---------- SUPPLIED ENTRIES
# guptakhil/show-tell

Measured on AMD Instinct MI355X. Metric: training images/sec (ResNet101+GRU, emb=512, bs=128) at 1/2/4/8 MI355X, higher is better.
Workload: dtype bf16; 1 GPU; BASELINE configs[1]: ResNet-101 (train-mode BN, frozen) + 5-layer GRU decoder, E=H=512, V=10000, fwd+bwd+SGD step, synthetic COCO-shaped batch; batch_per_gpu=128, global_batch=128, image=3x224x224, parallelism=dp1

## Files before the change

### include/showtell_hip.h

```cpp
#ifndef SHOWTELL_HIP_H
#define SHOWTELL_HIP_H

#include <stddef.h>
#include <stdint.h>

#ifdef __cplusplus
extern "C" {
#endif

#define ST_F32 0
#define ST_BF16 1

#define ST_CELL_GRU 0
#define ST_CELL_LSTM 1

const char* st_last_error(void);
int st_version(void);

typedef struct {
  const void* x;
  const void* w;
  void* y;
  const float* bias;
  const float* scale;
// ... 51 lines not shown
#endif
typedef struct {
  const void* raw2; const void* w3_frag; const void* identity; void* x_out; const void* w1_frag; void* y;
  float* stats; int stats_replicas;
  const float* bn2_stats; const float* bn2_gamma; const float* bn2_beta; int bn2_replicas;
  const float* bn3_stats; const float* bn3_gamma; const float* bn3_beta; int bn3_replicas;
  const float* id_stats; const float* id_gamma; const float* id_beta; int id_replicas;
  float count; float eps;
  long rows; int C1, C2, N;
} st_conv_b2b_desc;
int st_conv_b2b_supported(int C1, int C2, int N);
int st_conv_b2b(const st_conv_b2b_desc* d, void* stream);
typedef struct {
  const void* x2; const void* w3_frag; const void* identity; void* x_out; const void* w1_frag; void* y;
  float* stats; int stats_replicas;
  const float* bn2_stats; const float* bn2_gamma; const float* bn2_beta; int bn2_replicas;
  const float* bn3_stats; const float* bn3_gamma; const float* bn3_beta; int bn3_replicas;
  float count; float eps;
  const float* scale3; const float* shift3; const float* scale1; const float* shift1; int relu1;
  long rows; int C1, C2, N;
  const float* id_stats; const float* id_gamma; const float* id_beta; int id_replicas;
} st_conv_c3c1_desc;
int st_conv_c3c1_supported(int C1, int C2, int N);
int st_conv_c3c1(const st_conv_c3c1_desc* d, void* stream);
int st_conv1x1_astat_supported(int C, int N);
int st_conv1x1_astat(const st_conv1x1_wreg_desc* d, void* stream);

int st_pack_conv_weight_frag(const float* w, void* out, int Cout, int Cin, int KH, int KW, int ntw, void* stream);

int st_tune(int reserved, int kc, int w8);
int st_prof_enable(int on);
int st_debug_stamps(unsigned long long* buf);
int st_prof_collect(double* ms, double* flops, long* launches);

typedef struct {
  const void* x; void* y; const void* res;
  const float* stats;  const float* gamma; const float* beta;
  const float* running_mean; const float* running_var;
  const float* res_stats; const float* res_gamma; const float* res_beta;
  const float* res_running_mean; const float* res_running_var;
  int res_bn;
  int dtype; long rows; int C; float count; float eps; int relu;
  int stats_replicas, res_stats_replicas;
} st_bn_act_desc;

int st_bn_act(const st_bn_act_desc* d, void* stream);

int st_bn_update_running(const float* stats, float* running_mean, float* running_var,
                         int C, float count, float momentum, void* stream);

int st_nchw_to_nhwc(const float* x, void* y, int dtype, int B, int C, int H, int W, int Cpad, void* stream);
int st_nchw_to_s2d16(const float* x, void* y, int dtype, int B, int H, int W, void* stream);
int st_stem_weight_s2d(const void* w, void* out, int dtype, int Cpad, void* stream);
int st_nhwc_to_ncp_f32(const void* x, float* y, int dtype, int B, int HW, int C, void* stream);
int st_maxpool3x3s2(const void* x, void* y, int dtype, int B, int H, int W, int C, void* stream);
int st_maxpool3x3s2_bn(const void* x, void* y, int dtype, int B, int H, int W, int C,
                       const float* stats, const float* gamma, const float* beta,
                       const float* running_mean, const float* running_var, float count, float eps, void* stream);
typedef struct {
  const void* x_s2d; const void* w_frag; void* y;
  float* stats; int stats_replicas;
  const float* gamma;
  const float* scale; const float* shift;
  int B, H, W;
} st_stem_conv_pool_desc;
int st_stem_conv_pool(const st_stem_conv_pool_desc* d, void* stream);
// ... 174 lines not shown
```

### show-tell_amd/_lib.py

```python
import ctypes as C
import os

_HERE = os.path.dirname(os.path.abspath(__file__))
LIB_PATH = os.path.join(_HERE, "lib", "libshowtell_hip.so")

ST_F32, ST_BF16 = 0, 1
ST_CELL_GRU, ST_CELL_LSTM = 0, 1

c_p, c_i, c_f, c_l = C.c_void_p, C.c_int, C.c_float, C.c_long


class ConvDesc(C.Structure):
    _fields_ = [("x", c_p), ("w", c_p), ("y", c_p), ("bias", c_p), ("scale", c_p), ("shift", c_p),
                ("residual", c_p), ("stats", c_p), ("dtype", c_i), ("out_dtype", c_i),
                ("B", c_i), ("Hin", c_i), ("Win", c_i), ("Cin", c_i), ("Ho", c_i), ("Wo", c_i), ("N", c_i),
                ("KH", c_i), ("KW", c_i), ("stride", c_i), ("pad", c_i),
                ("ldx", c_i), ("ldw", c_i), ("ldy", c_i), ("relu", c_i), ("accumulate", c_i), ("Cin_logical", c_i), ("k_order", c_i), ("stats_replicas", c_i),
                ("in_stats", c_p), ("in_gamma", c_p), ("in_beta", c_p), ("in_count", c_f), ("in_eps", c_f), ("split_k", c_i)]


class Conv3x3ImgDesc(C.Structure):
    _fields_ = [("x", c_p), ("w_frag", c_p), ("y", c_p), ("stats", c_p), ("stats_replicas", c_i), ("scale", c_p), ("shift", c_p),
                ("relu", c_i), ("in_stats", c_p), ("in_gamma", c_p), ("in_beta", c_p), ("in_count", c_f), ("in_eps", c_f),
                ("B", c_i), ("H", c_i), ("W", c_i), ("C", c_i), ("N", c_i), ("in_stats_replicas", c_i)]
# ... 75 lines not shown
                ("rows_b", c_p), ("rows_t", c_p), ("prev_row", c_p), ("caption", c_p)]


class ImageBatchDesc(C.Structure):
    _fields_ = [("src", c_p), ("src_bytes", C.c_int64), ("offset", c_p), ("height", c_p), ("width", c_p), ("flip", c_p), ("batch", c_i),
                ("max_height", c_i), ("max_width", c_i), ("out_h", c_i), ("out_w", c_i), ("lut", c_p), ("tmp", c_p),
                ("out", c_p), ("out_u8", c_p)]


_SIGS = {
    "st_version": ([], c_i),
    "st_image_transform": ([C.POINTER(ImageBatchDesc), c_p], c_i),
    "st_conv": ([C.POINTER(ConvDesc), c_p], c_i),
    "st_conv_batch": ([C.POINTER(ConvDesc), c_i, c_p], c_i),
    "st_conv3x3_img_supported": ([c_i, c_i, c_i, c_i], c_i),
    "st_conv3x3_img": ([C.POINTER(Conv3x3ImgDesc), c_p], c_i),
    "st_conv3x3_s2_supported": ([c_i, c_i], c_i),
    "st_conv3x3_s2": ([C.POINTER(Conv3x3ImgDesc), c_p], c_i),
    "st_conv1x1_wreg_supported": ([c_i, c_i], c_i),
    "st_conv1x1_wreg": ([C.POINTER(Conv1x1WregDesc), c_p], c_i),
    "st_conv1x1_kfuse": ([C.POINTER(Conv1x1KfuseDesc), c_p], c_i),
    "st_conv1x1_kfuse_supported": ([c_i, c_i], c_i),
    "st_conv1x1_kfuse8": ([C.POINTER(Conv1x1KfuseDesc), c_p], c_i),
    "st_conv_b2b": ([C.POINTER(ConvB2bDesc), c_p], c_i),
    "st_conv_b2b_supported": ([c_i, c_i, c_i], c_i),
    "st_conv1x1_astat_supported": ([c_i, c_i], c_i),
    "st_conv1x1_astat": ([C.POINTER(Conv1x1WregDesc), c_p], c_i),
    "st_conv1x1_kstream_supported": ([c_i, c_i], c_i),
    "st_conv1x1_kstream": ([C.POINTER(Conv1x1WregDesc), c_p], c_i),
    "st_pack_conv_weight_frag": ([c_p, c_p, c_i, c_i, c_i, c_i, c_i, c_p], c_i),
    "st_tune": ([c_i, c_i, c_i], c_i),
    "st_prof_enable": ([c_i], c_i),
    "st_debug_stamps": ([c_p], c_i),
    "st_prof_collect": ([C.POINTER(C.c_double), C.POINTER(C.c_double), C.POINTER(c_l)], c_i),
    "st_bn_act": ([C.POINTER(BnActDesc), c_p], c_i),
    "st_bn_update_running": ([c_p, c_p, c_p, c_i, c_f, c_f, c_p], c_i),
    "st_nchw_to_nhwc": ([c_p, c_p, c_i, c_i, c_i, c_i, c_i, c_i, c_p], c_i),
    "st_nchw_to_s2d16": ([c_p, c_p, c_i, c_i, c_i, c_i, c_p], c_i),
    "st_stem_weight_s2d": ([c_p, c_p, c_i, c_i, c_p], c_i),
    "st_stem_weight_frag": ([c_p, c_p, c_p], c_i),
    "st_stem_weight_frag_packed": ([c_p, c_i, c_p, c_p], c_i),
    "st_stem_conv_pool": ([C.POINTER(StemConvPoolDesc), c_p], c_i),
    "st_nhwc_to_ncp_f32": ([c_p, c_p, c_i, c_i, c_i, c_i, c_p], c_i),
    "st_maxpool3x3s2": ([c_p, c_p, c_i, c_i, c_i, c_i, c_i, c_p], c_i),
    "st_maxpool3x3s2_bn": ([c_p, c_p, c_i, c_i, c_i, c_i, c_i, c_p, c_p, c_p, c_p, c_p, c_f, c_f, c_p], c_i),
    "st_global_avgpool": ([c_p, c_p, c_i, c_i, c_i, c_i, c_i, c_p], c_i),
    "st_cast": ([c_p, c_p, c_i, c_i, c_l, c_p], c_i),
    "st_transpose": ([c_p, c_p, c_i, c_i, c_i, c_i, c_i, c_p], c_i),
    "st_transpose_colsum": ([c_p, c_p, c_p, c_i, c_i, c_i, c_i, c_i, c_p], c_i),
    "st_transpose_batch": ([c_p, c_p, c_p, c_i, c_i, c_i, c_i, c_i, c_i, c_p, c_p, c_p], c_i),
    "st_pack_conv_weight": ([c_p, c_p, c_i, c_i, c_i, c_i, c_i, c_i, c_i, c_p], c_i),
    "st_cast2d": ([c_p, c_p, c_i, c_i, c_i, c_i, c_i, c_i, c_p], c_i),
    "st_rnn_vocab_ld": ([c_i], c_i),
    "st_rnn_workspace_bytes": ([C.POINTER(RnnParams), C.POINTER(PackedSeq)], C.c_size_t),
    "st_rnn_forward": ([C.POINTER(RnnParams), C.POINTER(PackedSeq), c_p, c_p, c_p, C.c_size_t, c_p, c_i, c_i, c_p, c_i, c_p], c_i),
    "st_rnn_fused_loss_supported": ([C.POINTER(RnnParams)], c_i),
    "st_rnn_fused_loss_bytes": ([C.POINTER(RnnParams), C.POINTER(PackedSeq)], C.c_size_t),
    "st_rnn_fused_loss": ([C.POINTER(RnnParams), C.POINTER(PackedSeq), c_p, C.c_size_t, c_p, c_p, C.c_size_t, c_p, c_p], c_i),
    "st_rnn_fused_dlogits": ([C.POINTER(RnnParams), C.POINTER(PackedSeq), c_p, C.c_size_t, c_p, c_p, c_p, c_p, c_i, c_p], c_i),
    "st_rnn_backward": ([C.POINTER(RnnParams), C.POINTER(RnnGrads), C.POINTER(PackedSeq), c_p, c_p, c_i, c_p, c_p, C.c_size_t,
                         c_p, c_p, c_p], c_i),
    "st_rnn_greedy_workspace_bytes": ([C.POINTER(RnnParams), c_i], C.c_size_t),
    "st_rnn_greedy": ([C.POINTER(RnnParams), c_p, c_i, c_i, c_p, C.c_size_t, c_p, c_p, c_p], c_i),
    "st_rnn_greedy_last_route": ([], c_i),
    "st_rnn_step": ([C.POINTER(RnnParams), c_p, c_i, c_p, c_p, c_p, c_p, c_p, c_i, c_p], c_i),
    "st_embedding_rows": ([c_p, c_p, c_p, c_i, c_i, c_i, c_i, c_i, c_p], c_i),
# ... 80 lines not shown
```

### show-tell_amd/csrc/conv_img.hip

```cpp
#include "common.h"
#include "prof.h"
#include <stdlib.h>
#include <stdio.h>

namespace {

struct ImgArgs {
  const bf16_t* x; const bf16_t* w; bf16_t* y;
  float* stats; int srep;
  const float* scale; const float* shift; int relu;
  const float* in_stats; const float* in_gamma; const float* in_beta; float in_count, in_eps; int in_srep;
  int B, H, W, N, Wp, R, bands, nbn;
  unsigned long long* stamps;
};

template <int CTRL> __device__ __forceinline__ float dpp_rot_(float v) {
  return __int_as_float(__builtin_amdgcn_update_dpp(0, __float_as_int(v), CTRL, 0xf, 0xf, true));
}
__device__ __forceinline__ float row16_sum_(float v) {
  v += dpp_rot_<0x128>(v); v += dpp_rot_<0x124>(v); v += dpp_rot_<0x122>(v); v += dpp_rot_<0x121>(v);
  return v;
}
__device__ __forceinline__ f32x4 mfma_bf16(const u32x4& a, const u32x4& b, const f32x4& c) {
  return __builtin_amdgcn_mfma_f32_16x16x32_bf16(*reinterpret_cast<const bf16x8*>(&a), *reinterpret_cast<const bf16x8*>(&b), c, 0, 0, 0);
}

template <int NC, int BNLOC>
__device__ __forceinline__ void block_stats_flush(const float (&es)[NC], const float (&ess)[NC], bool writer, int local, char* smem,
                                                  float* sdst, int chan0, int N, int tid) {
  float* sred = reinterpret_cast<float*>(smem);
  __syncthreads();
  if (writer) {
#pragma unroll
    for (int c = 0; c < NC; ++c) { sred[local + c] = es[c]; sred[BNLOC + local + c] = ess[c]; }
  }
  __syncthreads();
  for (int t = tid; t < 2 * BNLOC; t += 256) atomicAdd(sdst + (t < BNLOC ? chan0 + t : N + chan0 + t - BNLOC), sred[t]);
}

__device__ __forceinline__ void bn_relu_chunk(u32x4& v, const float* sc, const float* sh);

template <int C, int TM, int NTW, int HALVES, bool AFFINE, int MS = 1>
__device__ __forceinline__ void conv3x3_img_body(const ImgArgs& a) {
  constexpr int TMW = TM / MS;
  static_assert(TM % MS == 0 && (MS == 1 || MS == 2) && (MS == 1 || HALVES == 1), "position split");
  constexpr int PIX = 2 * C + 32;
  constexpr int CS = C / 32;
  constexpr int CSH = CS / HALVES;
  constexpr int KS = 9 * CS;
  constexpr int CH8 = C / 8;
  constexpr int PSTEP = 256 / CH8;
  constexpr bool ALLW = KS * NTW * 4 <= 96;
  extern __shared__ __attribute__((aligned(16))) char smem[];

  const int tid = threadIdx.x, lane = tid & 63;
  const int wid = __builtin_amdgcn_readfirstlane(tid >> 6);
  int lid;
  {
    const int nblk = gridDim.x, id = blockIdx.x, xcd = id & 7, q = nblk >> 3, r = nblk & 7;
    lid = (xcd < r ? xcd * (q + 1) : r * (q + 1) + (xcd - r) * q) + (id >> 3);
  }
  const int nb = lid % a.nbn;
  const int bi = lid / a.nbn;
  const int band = bi % a.bands, img = bi / a.bands;
  const int r0 = band * a.R;
  const int rows = a.H - r0 < a.R ? a.H - r0 : a.R;
  const int Wp = a.Wp;
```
--------------------
● **WHAT THE EXERCISE ASKS**:
A single number is the answer here: the count of lines in the listing that hold the string "CTRL".

● **ANSWER SECTION**:
2